Couldn't agree more, which is why I don't understand people like your poster in the replies section who said we need to support all Republicans. Really? So if Hillary wants to be a Republican tomorrow without changing any of her core convictions we're okay with that? Bernie Sanders? Barney Frank? If it's only about being Republicans, then why believe anything? Then why even have a platform? Why even call yourselves Republicans? Why not call yourselves the Free Agents? Maybe the Ink Blots is catchier? And I keep hearing this 80-20 or 51-49 ratio theory in terms of agreement. Fine. Then how come people only float those to the so-cons? How come nobody asks the Log Cabin Guys to just plug their noses and vote for Huckabee? How come it's always the social conservatives that have to compromise and accept the pragmatic paradigm?

It is also important to find a mechanism in which the part can reach out and get people to vote for their candidates. I think you do that with the fiscal issues. And while every social conservative I know is rock solid on fiscal issues, we always seem to get bogged down on the social issues, which prevents the Party from reaching out to the masses on the fiscal issues.

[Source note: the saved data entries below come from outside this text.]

#define CW_STAGE(PREV, CUR, C)                                                                         \
        do {                                                                                           \
            const uint32_t c_ = (C);                                                                   \
            if (c_) chunk_store(PREV, lit, c_ - 1, n, lane);                                           \
            chunk_load(PREV, g, c_ + 2, nchunks, n, lane);                                             \
            chunk_stage(CUR, ring32, c_, n, lane);                                                     \
            if (c_ == 0) {                                                                             \
                w.v0 = ring32[0];                                                                      \
                if (nprobes && lane == 0) {                                                            \
                    const uint32_t h0 = w.v0 * 2654435761u;                                            \
                    atomicMax(&tab[h0 >> 19], tag | ((h0 >> 7) & 0xFFFu));             \
                }                                                                                      \
            } else {                                                                                   \
                probe_upto(w, c_ * kChunk, tab, ring32, tag, epoch, nprobes, g, lane);                 \
// ... 44 lines not shown
    uint32_t lo = 0, hi = qlast;
    while (lo < hi) {
        const uint32_t mid = (lo + hi) >> 1;
        if (32 * mid * mid + 32 * mid + 6 <= end) lo = mid + 1;
        else hi = mid;
    }
    return lo;
}

struct SpanWalk {
    uint32_t qnext = 0, v0 = 0;
    bool marked = false;
};

template <int NG, bool PART>
__device__ __forceinline__ bool probe_batches(const uint32_t (&pos)[NG], uint32_t lo, uint32_t hi, uint32_t *tab, const uint32_t *ring32,
                                              uint32_t tag, uint32_t v0, const uint8_t *g, uint32_t lane)
{
    uint32_t v[NG], tp[NG], fp[NG], old[NG];
    const bool act = !PART || (lane >= lo && lane < hi);
    const unsigned long long actm = PART ? __ballot(act) : ~0ull;
#pragma unroll
    for (int j = 0; j < NG; j++) {
        const uint8_t *r8 = reinterpret_cast<const uint8_t *>(ring32);
        const uint32_t wlo = *reinterpret_cast<const uint32_t *>(r8 + (pos[j] & (kRing - 4)));
        const uint32_t whi = *reinterpret_cast<const uint32_t *>(r8 + ((pos[j] + 4) & (kRing - 4)));
        v[j] = __builtin_amdgcn_alignbyte(whi, wlo, pos[j]);
    }
#pragma unroll
    for (int j = 0; j < NG; j++) {
        const uint32_t h = v[j] * 2654435761u;
        fp[j] = (h >> 7) & 0xFFFu;
        tp[j] = tag | (pos[j] << 12);
        old[j] = atomicMax(&tab[act ? h >> 19 : 0u], act ? tp[j] | fp[j] : 0u);
    }
    unsigned long long hit = 0, maybe = 0;
#pragma unroll
    for (int j = 0; j < NG; j++) {
        const unsigned long long empty = __ballot(old[j] < tag);
        hit |= (__ballot(old[j] >= tp[j]) | (empty & __ballot(v[j] == v0))) & actm;
        const unsigned long long fm = __ballot(((old[j] ^ fp[j]) & 0xFFFu) == 0) & ~empty & actm;
        hit |= fm & maybe;
        maybe |= fm;
    }
    if (maybe) {
        uint32_t mcand = 0, mv = 0;
#pragma unroll
        for (int j = 0; j < NG; j++) {
            const bool f = act && old[j] >= tag && ((old[j] ^ fp[j]) & 0xFFFu) == 0;
            mcand = f ? (old[j] >> 12) & 0xFFFFu : mcand;
            mv = f ? v[j] : mv;
        }
        const bool mine = (maybe >> lane) & 1u;
        hit |= __ballot(mine && ld32g(g + mcand) == mv);
    }
    return hit != 0;
}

Here's why this happening: about half of the people in the party don't believe the Bible is true and the other half does, and among the half that doesn't about half of those folks are indifferent and don't care one way or the other while the half actively looks to thwart the ones who have Biblical convictions. This creates gridlock, especially since those folks often find themselves in positions of leadership and use their leadership posts to thwart people like me. For a long, long time we took it. But after 2006 it became obvious to many of us that selling out your core principles only leads to losing in the end, so you might as go ahead and fight for them. The other dynamic is that the party's most loyal voting base is motivated by issues the party doesn't want/like to advance. That's not a long-term recipe for success. And I respectfully don't accept the notion you can't convert people on social issues. Almost 40% of the people at Iowa Right to Life are Democrats. Over 60% of Iowans would vote for a marriage amendment. But do we run on these issues? Do we try to advance them? I go and talk to people all the time that don't agree with me, and sometimes -- lo and behold -- when I have reason, data, and the courage of my convictions I can persuade a few to my side every now and then.

So what needs to be done?

The party needs to answer the question why do you want to win elections? Do you want to elections to stay in power and cash the check, or to advance an ideological agenda? People like me want to advance an agenda and then go home to our families to die in peace and wait for the Lord's return. The other side wants to perpetually stay in power, cash the check, feel important, and pad their resumes that they can't take with them to the grave. The party is in this position because it didn't advance the agenda that those that put them there wanted them to -- plain and simple. And this always happens to an apparatus like a political party, by the way. You're always just one generation away from rigor mortis. The Democrats went through this in the 1980s and now it's the GOP's turn. And the GOP will either embrace the generation changover that is occurring in the country or it will go the way of the Whigs from whence it came. This is history repeating itself. It's the 1850s all over again, with the social activists realizing after 1849 that the party was never going to truly oppose slavery, instead offering them an at best a state-by-state solution to calling Negroes property and not people. The activists left and started the Republican Party. Don't think that outcome can't repeat itself in this day and age. People like me, particularly my upcoming generation, are just not as interested in the esprit de corps and relationship-driven politics our parents were. Either advance the agenda the platform stands for or don't waste our time. It's that simple. Now, if you don't want us around just say so, change your platform accordingly, and we'll go do our own thing. Good luck trying to win without us. Maybe you can, I don't know, but I've got a sneaking suspicion that John McCain is about to find out.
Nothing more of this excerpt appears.